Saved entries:
__global__ void __launch_bounds__(256)
k_ff_chunk_sums(const unsigned *__restrict__ stream, size_t stream_words_per_image, const unsigned *__restrict__ totals,
// ... 98 lines not shown
      }
      table[1] = err;
    }
  }
  if (!fits) return;
  const uint4 *src = reinterpret_cast<const uint4 *>(out + (size_t)img * out_stride);
  uint4 *d = reinterpret_cast<uint4 *>(dst + off);
  const unsigned nvec = (sz + 15u) >> 4;
  for (unsigned i = blockIdx.x * 256 + threadIdx.x; i < nvec; i += gridDim.x * 256) d[i] = src[i];
}

#include "mjh_launch.h"

static inline dim3 g3(unsigned x, unsigned y, unsigned z) { return dim3(x, y, z); }

void mjh_launch_pack_results(const void *out, size_t out_stride, const unsigned *sizes, const void *meta, const void *prog_ctl, int n,
                             void *dst, size_t cap, void *table, hipStream_t s)
{
  hipLaunchKernelGGL(k_pack_results, dim3(16, n), dim3(256), 0, s, (const uint8_t *)out, out_stride, sizes, (const MjhImageMeta *)meta,
                     (const MjhProgCtl *)prog_ctl, n, (uint8_t *)dst, cap, (unsigned long long *)table);
}

void mjh_launch_import_coefs(const MjhConst &C, const MjhCoefSrc &S, void *coef_q, void *meta, int n, hipStream_t s)
{
  (void)hipMemsetAsync(meta, 0, (size_t)n * sizeof(MjhImageMeta), s);
  int m = 0;
  for (int i = 0; i < C.ncomp; i++) m = C.c[i].nblk > m ? C.c[i].nblk : m;
  dim3 grid((m + 63) / 64, C.ncomp, n);
  hipLaunchKernelGGL(k_import_coefs, grid, dim3(64), 0, s, C, S, (int16_t *)coef_q, (MjhImageMeta *)meta);
}

void mjh_launch_import_planes(const MjhConst &C, const MjhPlaneSrc &S, void *planes, int n, hipStream_t s)
{
  int pw = 0, ph = 0;
  for (int i = 0; i < C.ncomp; i++) { pw = C.c[i].pw > pw ? C.c[i].pw : pw; ph = C.c[i].ph > ph ? C.c[i].ph : ph; }
  dim3 grid((pw / 4 + 255) / 256, ph, n * C.ncomp);
  if (C.precision == 12) hipLaunchKernelGGL((k_import_planes<uint16_t>), grid, dim3(256), 0, s, C, S, (uint16_t *)planes);
  else hipLaunchKernelGGL((k_import_planes<uint8_t>), grid, dim3(256), 0, s, C, S, (uint8_t *)planes);
}

void mjh_launch_color(const MjhConst &C, const void *pix, size_t row_pitch, size_t img_stride, void *planes, int n, hipStream_t s)
{
  const int H0 = C.maxh, V0 = C.maxv;
  if (C.smoothing) {
    int pw = 0, ph = 0;
    for (int i = 0; i < C.ncomp; i++) { pw = C.c[i].pw > pw ? C.c[i].pw : pw; ph = C.c[i].ph > ph ? C.c[i].ph : ph; }
    dim3 grid((pw + 255) / 256, ph, n * C.ncomp);
    if (C.precision == 12) hipLaunchKernelGGL((k_color_smooth<uint16_t>), grid, dim3(256), 0, s, C, (const uint8_t *)pix, row_pitch, img_stride, (uint16_t *)planes);
    else hipLaunchKernelGGL((k_color_smooth<uint8_t>), grid, dim3(256), 0, s, C, (const uint8_t *)pix, row_pitch, img_stride, (uint8_t *)planes);
    return;
  }
  bool plain = true;
  for (int i = 0; i < C.ncomp; i++) plain = plain && (i == 0 ? (C.c[i].h == H0 && C.c[i].v == V0) : (C.c[i].h == 1 && C.c[i].v == 1));
  plain = plain && (H0 == 1 || H0 == 2 || H0 == 4) && (V0 == 1 || V0 == 2 || V0 == 4);
  if (!plain) {
    int pw = 0, ph = 0;
    for (int i = 0; i < C.ncomp; i++) { pw = C.c[i].pw > pw ? C.c[i].pw : pw; ph = C.c[i].ph > ph ? C.c[i].ph : ph; }
    dim3 grid((pw + 255) / 256, ph, n * C.ncomp);
    if (C.precision == 12) hipLaunchKernelGGL((k_color_generic<uint16_t>), grid, dim3(256), 0, s, C, (const uint8_t *)pix, row_pitch, img_stride, (uint16_t *)planes);
    else hipLaunchKernelGGL((k_color_generic<uint8_t>), grid, dim3(256), 0, s, C, (const uint8_t *)pix, row_pitch, img_stride, (uint8_t *)planes);
    return;
  }
  if (!C.no_ycc && C.precision == 8 && C.in_comps == 3 && C.ncomp == 3 && C.px_size == 3 && H0 == 2 && V0 <= 2 && (row_pitch & 7) == 0 &&
      (img_stride & 7) == 0 && ((uintptr_t)pix & 7) == 0 && C.off_g == 1 && (C.off_r == 0 || C.off_r == 2)) {
    dim3 gridv(((C.groups_x + 3) / 4 + 255) / 256, C.groups_y, n);
    if (V0 == 2) hipLaunchKernelGGL((k_color_vec<2>), gridv, dim3(256), 0, s, C, (const uint8_t *)pix, row_pitch, img_stride, (uint8_t *)planes);
    else hipLaunchKernelGGL((k_color_vec<1>), gridv, dim3(256), 0, s, C, (const uint8_t *)pix, row_pitch, img_stride, (uint8_t *)planes);
    return;
  }
  dim3 grid((C.groups_x + 255) / 256, C.groups_y, n);
#define LC(h, v) do { if (C.precision == 12) hipLaunchKernelGGL((k_color<h, v, uint16_t>), grid, dim3(256), 0, s, C, (const uint8_t *)pix, row_pitch, img_stride, (uint16_t *)planes); \
                      else hipLaunchKernelGGL((k_color<h, v, uint8_t>), grid, dim3(256), 0, s, C, (const uint8_t *)pix, row_pitch, img_stride, (uint8_t *)planes); } while (0)
  if (H0 == 2 && V0 == 2) LC(2, 2);
  else if (H0 == 2 && V0 == 1) LC(2, 1);
  else if (H0 == 1 && V0 == 2) LC(1, 2);
  else if (H0 == 4 && V0 == 1) LC(4, 1);
  else if (H0 == 1 && V0 == 4) LC(1, 4);
  else if (H0 == 4 && V0 == 2) LC(4, 2);
  else if (H0 == 2 && V0 == 4) LC(2, 4);
  else LC(1, 1);
#undef LC
}

static int max_nblk(const MjhConst &C) { int m = 0; for (int i = 0; i < C.ncomp; i++) m = C.c[i].nblk > m ? C.c[i].nblk : m; return m; }
static int max_padblk(const MjhConst &C) { int m = 0; for (int i = 0; i < C.ncomp; i++) { int v = C.c[i].wpad * C.c[i].hpad; m = v > m ? v : m; } return m; }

WHAT YOU WILL DO:
What is needed is an exact copy of the lines above, from the one containing "dim3 grid((m + 63) / 64, C.ncomp, n);" through the one containing "dim3 grid((pw /", with nothing added.

TASK SOLUTION:
  dim3 grid((m + 63) / 64, C.ncomp, n);
  hipLaunchKernelGGL(k_import_coefs, grid, dim3(64), 0, s, C, S, (int16_t *)coef_q, (MjhImageMeta *)meta);
}

void mjh_launch_import_planes(const MjhConst &C, const MjhPlaneSrc &S, void *planes, int n, hipStream_t s)
{
  int pw = 0, ph = 0;
  for (int i = 0; i < C.ncomp; i++) { pw = C.c[i].pw > pw ? C.c[i].pw : pw; ph = C.c[i].ph > ph ? C.c[i].ph : ph; }
  dim3 grid((pw / 4 + 255) / 256, ph, n * C.ncomp);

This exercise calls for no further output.